▸ **Work required**
Scan the material that follows. Copy every line containing the word "SpliceStep".

▸ **Data listing**
@@ -572,7 +572,7 @@
         RC(place_passes(vg, src.b_in, st->cropb_h, st->cropb_w, pB, Pb, s2));
         if (!(st->ablate & 8)) RC(splice_vit_forward_passes(vg.ctx, vg.imgs, 1, pX, pA, pX, s2));
         RC(dev_zero_launch(st->losses, (size_t)P * st->lstride * sizeof(float), s2));
-        RC(zero_seeds(vg, pX, Pa + Pb, s2));
+        RC(zero_seeds(vg, pX, Pa, Pa + Pb, s2));
         if (t[L_GLOBAL_SSIM].on) {
             RC(ssim_batch(st, vg, pA, pX, Pa, t[L_GLOBAL_SSIM], L_GLOBAL_SSIM, &sb));
             RC(selfsim_target_launch(sb, s2));
@@ -589,6 +589,15 @@
         if (!(st->ablate & 16)) RC(splice_vit_forward_passes(vg.ctx, vg.imgs, 1, pX, pX, pEnd, s));
     }
     if (overlap) HIPCHK(hipStreamWaitEvent(s, st->ev(SpliceStep::EV_JOIN), 0));
+    const bool side_chain = overlap && !(st->ablate & 4);
+    hipStream_t sy = side_chain ? s2 : s;
+    if (side_chain) {
+        HIPCHK(hipEventRecord(st->ev(SpliceStep::EV_FORK2), s));
+        HIPCHK(hipStreamWaitEvent(s2, st->ev(SpliceStep::EV_FORK2), 0));
+    }
+    if (do_v && t[L_GLOBAL_ID].on)
+        RC(mse_batched_launch(keys_ptr(vg, qkv_g, pY), 3 * vg.D, 3 * passD, keys_ptr(vg, qkv_g, pB), 3 * vg.D, 3 * passD, vg.T, vg.D, 1.0f, t[L_GLOBAL_ID].lambda,
+                              loss_part(st, L_GLOBAL_ID), st->lstride, vg.d_keys + pY * passD, vg.D, passD, Pb, sy, t[L_GLOBAL_ID].tab));
     if (do_v) {
         if (t[L_GLOBAL_SSIM].on) RC(selfsim_loss_launch(sb, s));
         if (t[L_GLOBAL_CLS].on) {
@@ -602,9 +611,6 @@
                                       loss_part(st, L_GLOBAL_CLS), st->lstride, vg.d_block + pX * passD, vg.D, passD, Pc, s, t[L_GLOBAL_CLS].tab));
             }
         }
-        if (t[L_GLOBAL_ID].on)
-            RC(mse_batched_launch(keys_ptr(vg, qkv_g, pY), 3 * vg.D, 3 * passD, keys_ptr(vg, qkv_g, pB), 3 * vg.D, 3 * passD, vg.T, vg.D, 1.0f, t[L_GLOBAL_ID].lambda,
-                                  loss_part(st, L_GLOBAL_ID), st->lstride, vg.d_keys + pY * passD, vg.D, passD, Pb, s, t[L_GLOBAL_ID].tab));
     }
     if (entire) {
         if (do_gf) RC(splice_gen_forward_borrowed(st->plan_e, params, src.e_in, ip.xe, s));
@@ -615,7 +621,7 @@
             float* blk_e = nullptr;
             RC(splice_vit_get_tensor(ve.ctx, 0, ve.depth - 1, (void**)&blk_e));
             const size_t epassD = (size_t)ve.Tld * ve.D;
-            RC(zero_seeds(ve, pairs, pairs, s));
+            RC(zero_seeds(ve, pairs, pairs, pairs, s));
             if (t[L_ENTIRE_SSIM].on) {
                 SelfSimBatch se = {};
                 RC(ssim_batch(st, ve, 0, pairs, pairs, t[L_ENTIRE_SSIM], L_ENTIRE_SSIM, &se));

▸ **Task response**
     if (overlap) HIPCHK(hipStreamWaitEvent(s, st->ev(SpliceStep::EV_JOIN), 0));
+        HIPCHK(hipEventRecord(st->ev(SpliceStep::EV_FORK2), s));
+        HIPCHK(hipStreamWaitEvent(s2, st->ev(SpliceStep::EV_FORK2), 0));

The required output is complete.